=== Supplied data ===
hmgpu_status run_filter(hmgpu_ctx* c, const Batch& b, int stages) {
  bool all_sao = stages == 7 && c->fmt == 1;
  for (int i = 0; i < b.n && all_sao; i++) all_sao = c->pics[b.pic[i]].sao_any;
  if (all_sao) {
    bool nofilt = false;
    for (int i = 0; i < b.n; i++) nofilt |= c->pics[b.pic[i]].dev.any_nofilt != 0;
    { ProfScope ps(c, K_FILTER); launch_filter_fused(c->d_pics, b, c->seq.width, c->seq.height, nofilt, c->stream); }
    HIP_TRY(c, hipGetLastError());
    return HMGPU_OK;
  }
  if (stages & 1) { ProfScope ps(c, K_DBK_VER); launch_deblock(c->d_pics, b, 0, c->seq.width, c->seq.height, c->stream);
                    if (c->fmt != 1) launch_deblock_chroma_fmt(c->d_pics, b, 0, c->seq.width, c->seq.height, c->stream); }
  if (stages & 2) { ProfScope ps(c, K_DBK_HOR); launch_deblock(c->d_pics, b, 1, c->seq.width, c->seq.height, c->stream);
                    if (c->fmt != 1) launch_deblock_chroma_fmt(c->d_pics, b, 1, c->seq.width, c->seq.height, c->stream); }
  if (stages & 4) {
    bool any = false;
    for (int i = 0; i < b.n; i++) any |= c->pics[b.pic[i]].sao_any;
    if (any) { ProfScope ps(c, K_SAO); launch_sao(c->d_pics, b, c->seq.width, c->seq.height, c->csx, c->csy, c->stream); }
  }
  HIP_TRY(c, hipGetLastError());
  return HMGPU_OK;
}

hmgpu_status stage_sao(hmgpu_ctx* c, Picture& p, const hmgpu_pic_params* pp, const hmgpu_sao_param* sao,
                       const std::vector<uint16_t>& slice_idx, const std::vector<uint16_t>& tile_idx) {
  const int n = c->num_ctus;
  std::vector<const hmgpu_sao_param*> res((size_t)n * 3);
  std::vector<SaoDev>& dev = p.h_saoprm;
  dev.resize((size_t)n * 3);
  bool any = false;
  for (int a = 0; a < n; a++) {
    const int cx = a % c->ctus_w, cy = a / c->ctus_w;
    const hmgpu_sao_param* const* merge[2] = {nullptr, nullptr};
    auto same = [&](int o) { return slice_idx[o] == slice_idx[a] && tile_idx[o] == tile_idx[a]; };
    if (cx > 0 && same(a - 1)) merge[HMGPU_SAO_MERGE_LEFT] = &res[(size_t)(a - 1) * 3];
    if (cy > 0 && same(a - c->ctus_w)) merge[HMGPU_SAO_MERGE_ABOVE] = &res[(size_t)(a - c->ctus_w) * 3];
    unsigned avail = 1u << 4;
    for (int k = 0; k < 9; k++) {
      if (k == 4) continue;
      const int nx = cx + k % 3 - 1, ny = cy + k / 3 - 1;
      if (nx < 0 || nx >= c->ctus_w || ny < 0 || ny >= c->ctus_h) continue;
      const int o = ny * c->ctus_w + nx;
      bool ok = true;
      if (slice_idx[o] != slice_idx[a]) {
        const SliceDev& later = p.slices[std::max(slice_idx[o], slice_idx[a])];
        ok = later.lf_across_slices != 0;
      }
      if (ok && !pp->lf_across_tiles) ok = tile_idx[o] == tile_idx[a];
      if (ok) avail |= 1u << k;
    }
    for (int comp = 0; comp < 3; comp++) {
      const hmgpu_sao_param* r = &sao[(size_t)a * 3 + comp];
      if (r->mode_idc == HMGPU_SAO_MERGE) {
        if (r->type_idc < 0 || r->type_idc > 1 || !merge[r->type_idc]) return HMGPU_EINVAL;
        r = merge[r->type_idc][comp];
      }
      res[(size_t)a * 3 + comp] = r;
      const int shift = comp == 0 ? pp->sao_offset_shift_luma : pp->sao_offset_shift_chroma;
      SaoDev& d = dev[(size_t)a * 3 + comp];
      memset(&d, 0, sizeof(d));
      d.type = r->mode_idc == HMGPU_SAO_OFF ? -1 : (int8_t)r->type_idc;
      d.avail = (uint16_t)avail;
      if (d.type == HMGPU_SAO_BO) {
        d.band = (uint8_t)(r->type_aux_info & 31);
        for (int i = 0; i < 4; i++) d.off[i] = (int8_t)(r->offset[(r->type_aux_info + i) & 31] * (1 << shift));
      } else if (d.type >= 0) {
        for (int i = 0; i < 5; i++) d.off[i] = (int8_t)(r->offset[i] * (1 << shift));
      }
      any |= d.type >= 0;
    }
  }
  p.sao_any = any;
  HIP_TRY(c, h2d_small(c, p.dev.saoprm, dev.data(), dev.size() * sizeof(SaoDev), c->stream));
  return HMGPU_OK;
}

}

extern "C" {

const char* hmgpu_status_string(hmgpu_status s) {
  switch (s) {
    case HMGPU_OK: return "ok";
    case HMGPU_EINVAL: return "invalid argument";
    case HMGPU_EDEVICE: return "device (HIP) error";
    case HMGPU_EUNSUPPORTED: return "coding tool not supported";
    case HMGPU_ENOMEM: return "out of memory";
  }
  return "?";
}
const char* hmgpu_kernel_name(int32_t k) { return (k >= 0 && k < HMGPU_NUM_KERNELS) ? kKernelNames[k] : ""; }

int32_t hmgpu_num_ctus(const hmgpu_seq_params* seq) {
  const int c = 1 << seq->log2_ctu_size;
  return ((seq->width + c - 1) / c) * ((seq->height + c - 1) / c);
}
int32_t hmgpu_parts_per_ctu(const hmgpu_seq_params* seq) { return 1 << (2 * seq->log2_ctu_size - 4); }

hmgpu_status hmgpu_create(const hmgpu_seq_params* seq, int device_ordinal, hmgpu_ctx** out) {
  if (!seq || !out) return HMGPU_EINVAL;
  *out = nullptr;
  if (seq->width <= 0 || seq->height <= 0 || (seq->width & 7) || (seq->height & 7)) return HMGPU_EINVAL;
  if (seq->log2_ctu_size < 4 || seq->log2_ctu_size > 6) return HMGPU_EINVAL;
  if (seq->max_pictures < 1 || seq->max_pictures > kMaxPics) return HMGPU_EINVAL;
  if (seq->chroma_format < 0 || seq->chroma_format > 3) return HMGPU_EINVAL;
  if (seq->range_ext_flags & ~(HMGPU_REXT_ROTATION | HMGPU_REXT_IMPLICIT_RDPCM | HMGPU_REXT_EXPLICIT_RDPCM | HMGPU_REXT_INTRA_SMOOTHING_DISABLED)) return HMGPU_EUNSUPPORTED;
  if (seq->bit_depth_luma < 8 || seq->bit_depth_luma > 12 || seq->bit_depth_chroma < 8 || seq->bit_depth_chroma > 12) return HMGPU_EUNSUPPORTED;
  hmgpu_ctx* c = new (std::nothrow) hmgpu_ctx();
  if (!c) return HMGPU_ENOMEM;
  c->seq = *seq;
  c->device = device_ordinal;
  c->host_timing = getenv("HMGPU_HOST_TIMING") != nullptr;
  hipError_t e = hipSetDevice(device_ordinal);
  if (e == hipSuccess) e = hipStreamCreateWithFlags(&c->stream, hipStreamNonBlocking);
  if (e == hipSuccess) e = hipStreamCreateWithFlags(&c->stream2, hipStreamNonBlocking);
  if (e == hipSuccess) e = hipStreamCreateWithFlags(&c->copy_stream, hipStreamNonBlocking);
  if (e == hipSuccess) e = hipStreamCreateWithFlags(&c->copy_stream2, hipStreamNonBlocking);
  if (e == hipSuccess) e = hipEventCreateWithFlags(&c->copy_join, hipEventDisableTiming);
  if (e == hipSuccess) e = hipHostMalloc((void**)&c->bounce, hmgpu_ctx::kBounceSegs * hmgpu_ctx::kBounceSeg, hipHostMallocDefault);
  for (int g = 0; g < hmgpu_ctx::kBounceSegs && e == hipSuccess; g++)
    for (int k = 0; k < 3 && e == hipSuccess; k++) e = hipEventCreateWithFlags(&c->bounce_ev[g][k], hipEventDisableTiming);
  for (int k = 0; k < 8 && e == hipSuccess; k++) e = hipEventCreateWithFlags(&c->copy_ev[k], hipEventDisableTiming);
  for (int k = 0; k < 8 && e == hipSuccess; k++) e = hipEventCreateWithFlags(&c->use_ev[k], hipEventDisableTiming);
  for (int k = 0; k < 32 && e == hipSuccess; k++) e = hipEventCreateWithFlags(&c->dl_ev[k], hipEventDisableTiming | hipEventBlockingSync);
  if (e == hipSuccess) { e = hipHostMalloc((void**)&c->dl_fault, 32 * sizeof(uint32_t), hipHostMallocDefault); if (e == hipSuccess) memset(c->dl_fault, 0, 32 * sizeof(uint32_t)); }
  for (int k = 0; k < 2 && e == hipSuccess; k++) e = hipEventCreateWithFlags(&c->lane_ev[k], hipEventDisableTiming);
  if (e != hipSuccess) { delete c; return HMGPU_EDEVICE; }
  c->ctu = 1 << seq->log2_ctu_size; c->pw = c->ctu / 4; c->parts = c->pw * c->pw;
  c->ctus_w = (seq->width + c->ctu - 1) / c->ctu; c->ctus_h = (seq->height + c->ctu - 1) / c->ctu;
  c->num_ctus = c->ctus_w * c->ctus_h;
  c->grid_w = c->ctus_w * c->pw; c->grid_h = c->ctus_h * c->pw;
  c->fmt = seq->chroma_format == 0 ? 1 : seq->chroma_format;
  c->csx = c->fmt == 3 ? 0 : 1; c->csy = c->fmt == 1 ? 1 : 0;
  c->mx[0] = 128; c->mx[1] = c->mx[2] = 128 >> c->csx;
  c->my[0] = 80; c->my[1] = c->my[2] = 80 >> c->csy;
  c->pitch[0] = (int)align_up((size_t)seq->width, 64) + 2 * c->mx[0] + 64;
  c->pitch[1] = c->pitch[2] = kCStep * ((int)align_up((size_t)seq->width >> c->csx, 64) + 2 * c->mx[1] + 64);
  c->rows[0] = c->ctus_h * c->ctu + 2 * c->my[0] + 8; c->rows[1] = c->rows[2] = ((c->ctus_h * c->ctu) >> c->csy) + 2 * c->my[1] + 8;
  c->coef_elems[0] = (size_t)c->num_ctus * c->ctu * c->ctu;
  c->coef_elems[1] = c->coef_elems[2] = c->coef_elems[0] >> (c->csx + c->csy);
  {
    const size_t blocks = ((size_t)c->num_ctus * (c->parts / 4) + 255) / 256;
    const size_t per_shard = (blocks + kTuShards - 1) / kTuShards;
    const uint32_t per_block[4] = {4 * 384, 4 * 96, 4 * 24, 4 * 4};
    for (int k = 0; k < 4; k++) c->tu_cap[k] = (uint32_t)(per_shard * (c->fmt == 1 ? per_block[k] : 3u * (1024u >> (2 * k))));
  }
  c->pics.resize(seq->max_pictures);
  c->h_finals.resize(seq->max_pictures);
  hmgpu_status st = HMGPU_OK;
  c->plane_bytes = plane_set_bytes(c);
  if (hipMalloc((void**)&c->plane_slab, c->plane_bytes * 2 * seq->max_pictures) != hipSuccess ||
      hipMemset(c->plane_slab, 0, c->plane_bytes * 2 * seq->max_pictures) != hipSuccess) st = HMGPU_EDEVICE;
  for (int i = 0; i < seq->max_pictures && st == HMGPU_OK; i++) st = alloc_picture(c, c->pics[i]);
  if (st == HMGPU_OK) {
    {
      std::vector<int32_t> order;
      for (int d = 0; d <= 2 * (c->ctus_h - 1) + c->ctus_w - 1; d++)
        for (int r = 0; r < c->ctus_h; r++) { const int col = d - 2 * r; if (col >= 0 && col < c->ctus_w) order.push_back(r * c->ctus_w + col); }
      if (hipMalloc((void**)&c->d_ctu_order, order.size() * sizeof(int32_t)) != hipSuccess ||
          hipMemcpy(c->d_ctu_order, order.data(), order.size() * sizeof(int32_t), hipMemcpyHostToDevice) != hipSuccess) st = HMGPU_EDEVICE;
    }
    if (hipMalloc((void**)&c->d_pics, sizeof(PicDev) * seq->max_pictures) != hipSuccess ||
        hipMalloc((void**)&c->d_finals, sizeof(PlaneSet) * seq->max_pictures) != hipSuccess) st = HMGPU_EDEVICE;
  }
  if (st == HMGPU_OK) {
    for (int i = 0; i < seq->max_pictures && st == HMGPU_OK; i++) { st = push_picdev(c, i); if (st == HMGPU_OK) st = push_final(c, i); }
    if (st == HMGPU_OK && hipStreamSynchronize(c->stream) != hipSuccess) st = HMGPU_EDEVICE;
  }
  if (st != HMGPU_OK) { hmgpu_destroy(c); return st; }
  *out = c;
  return HMGPU_OK;
}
===
From the records above, transcribe exactly the run of lines that opens with the line holding "for (int i = 0; i < 5;" and closes with the line holding "case HMGPU_EDEVICE: return", both included.

        for (int i = 0; i < 5; i++) d.off[i] = (int8_t)(r->offset[i] * (1 << shift));
      }
      any |= d.type >= 0;
    }
  }
  p.sao_any = any;
  HIP_TRY(c, h2d_small(c, p.dev.saoprm, dev.data(), dev.size() * sizeof(SaoDev), c->stream));
  return HMGPU_OK;
}

}

extern "C" {

const char* hmgpu_status_string(hmgpu_status s) {
  switch (s) {
    case HMGPU_OK: return "ok";
    case HMGPU_EINVAL: return "invalid argument";
    case HMGPU_EDEVICE: return "device (HIP) error";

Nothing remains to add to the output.